View Submission

A1063

Title: TabPFN: One model to rule them all? Authors: Yan Shuo Tan - National University of Singapore (Singapore) [presenting]
Qiong Zhang - Renmin University of China (China)
Qinglong Tian - University of Waterloo (Canada)
Pengfei Li - University of Waterloo (Canada)
Abstract: A recent study introduced TabPFN, a transformer-based deep learning model for regression and classification on tabular data, which is claimed to outperform all previous methods on datasets with up to 10,000 samples by a wide margin, using substantially less training time. Furthermore, it has called TabPFN a foundation model, as it can support data generation, density estimation, learning reusable embeddings, and fine-tuning. If these statements are well-supported, TabPFN may have the potential to supersede existing modeling approaches on a wide range of statistical tasks, mirroring a similar revolution in other areas of artificial intelligence that began with the advent of large language models.
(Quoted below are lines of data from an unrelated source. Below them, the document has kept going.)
@@ -2158,22 +2164,23 @@
 
 def store_phased(tag, final):
     P = s(S_PEND)
+    cur_field = 2 << 16 | WPHASE_CUR_SHIFT
     L = ["s_cmp_eq_u32 %s, 0" % s(S_WPHASE),
          "s_cbranch_scc1 .Lph_off_%s" % tag] + (
         ["s_waitcnt lgkmcnt(0)"] if not final else []) + [
-         "s_and_b32 %s, %s, 0xffff" % (s(S_T0), P),
-         "s_cbranch_scc0 .Lsp_none_%s" % tag]
+         "s_cmp_eq_u32 %s, 0" % P,
+         "s_cbranch_scc1 .Lsp_none_%s" % tag]
     if not final:
         L += [
               "s_and_b32 %s, %s, %s" % (s(S_T0), s(S_GROUP), s(S_KMASK)),
-              "s_lshr_b32 %s, %s, 28" % (s(S_T1), P),
-              "s_and_b32 %s, %s, 8" % (s(S_T1), s(S_T1)),
+              "s_bfe_u32 %s, %s, 0x%x" % (s(S_T1), s(S_WPHASE), cur_field),
               "s_cmp_eq_u32 %s, 0" % s(S_T0),
               "s_cbranch_scc0 .Lph_nf_%s" % tag,
-              "s_bitcmp1_b32 %s, %d" % (s(S_WPHASE), WPHASE_WIDE),
-              "s_cbranch_scc0 .Lph_nf_%s" % tag,
-              "s_xor_b32 %s, %s, 8" % (s(S_T1), s(S_T1)),
+              "s_add_u32 %s, %s, 1" % (s(S_T1), s(S_T1)),
+              "s_lshr_b32 %s, %s, %d" % (s(S_T2), s(S_WPHASE), WPHASE_HQ_SHIFT),
+              "s_and_b32 %s, %s, %s" % (s(S_T1), s(S_T1), s(S_T2)),
               ".Lph_nf_%s:" % tag,
+              "s_lshl_b32 %s, %s, %d" % (s(S_T1), s(S_T1), RETK.bit_length() - 1),
               "s_or_b32 %s, %s, %s" % (s(S_T0), s(S_T0), s(S_T1)),
               "s_bitcmp1_b32 %s, %s" % (P, s(S_T0)),
               "s_cbranch_scc1 .Lph_write_%s" % tag,
@@ -2187,73 +2194,72 @@
           "v_lshrrev_b32 %s, 1, v%d" % (v(R[0]), V_L16),
           "s_andn2_b32 %s, %s, %s" % (s(S_T1), s(S_PREVG), s(S_KMASK)),
           "s_add_u32 %s, %s, %s" % (s(S_T2), s(S_GSTRIDE), s(S_KMASK)),
-          "s_sub_u32 %s, %s, %s" % (s(S_T0), s(S_T1), s(S_T2)),
-          "s_bitcmp1_b32 %s, %d" % (s(S_WPHASE), WPHASE_WIDE),
-          "s_cselect_b32 %s, %s, 0" % (s(S_T2), s(S_T2)),
-          "s_sub_u32 %s, %s, %s" % (s(S_T2), s(S_T0), s(S_T2)),
           "s_and_b32 %s, %s, %s" % (s(S_T3), s(S_PREVG), s(S_KMASK)),
+          "s_bfe_u32 s68, %s, 0x%x" % (s(S_WPHASE), cur_field),
+          "s_lshr_b32 s69, %s, %d" % (s(S_WPHASE), WPHASE_HQ_SHIFT),
+          "s_add_u32 %s, s69, 1" % s(S_BYTES),
+          "s_mul_i32 %s, %s, %s" % (s(S_BYTES), s(S_BYTES), s(S_T2)),
           "s_lshr_b32 s66, %s, 6" % s(S_COUNT),
           "s_add_u32 s67, %s, %s" % (s(S_T1), s(S_KMASK)),
           "s_cmp_lt_u32 s67, s66",
           "s_cbranch_scc0 .Lph_ragged_%s" % tag]
-    for lo, g in ((60, S_T1), (62, S_T0), (64, S_T2)):
-        L += ["s_lshl_b32 s%d, %s, 9" % (lo, s(g)),
-              "s_lshr_b32 s%d, %s, 23" % (lo + 1, s(g)),
-              "s_add_u32 s%d, s%d, %s" % (lo, lo, s(S_RET)),
-              "s_addc_u32 s%d, s%d, %s" % (lo + 1, lo + 1, s(S_RET + 1))]
-    halves = [0] if RETK == SLOTS else [0, 1]
-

An explanation of how TabPFN works is provided by emphasizing its interpretation as an approximate Bayesian inference. More evidence of its foundation model capabilities is also provided: It is shown that an out-of-the-box application of TabPFN vastly outperforms specialized state-of-the-art methods for semi-supervised parameter estimation, prediction under covariate shift, and heterogeneous treatment effect estimation. It is further shown that TabPFN can outperform LASSO at sparse regression and can break a robustness-efficiency trade-off in classification.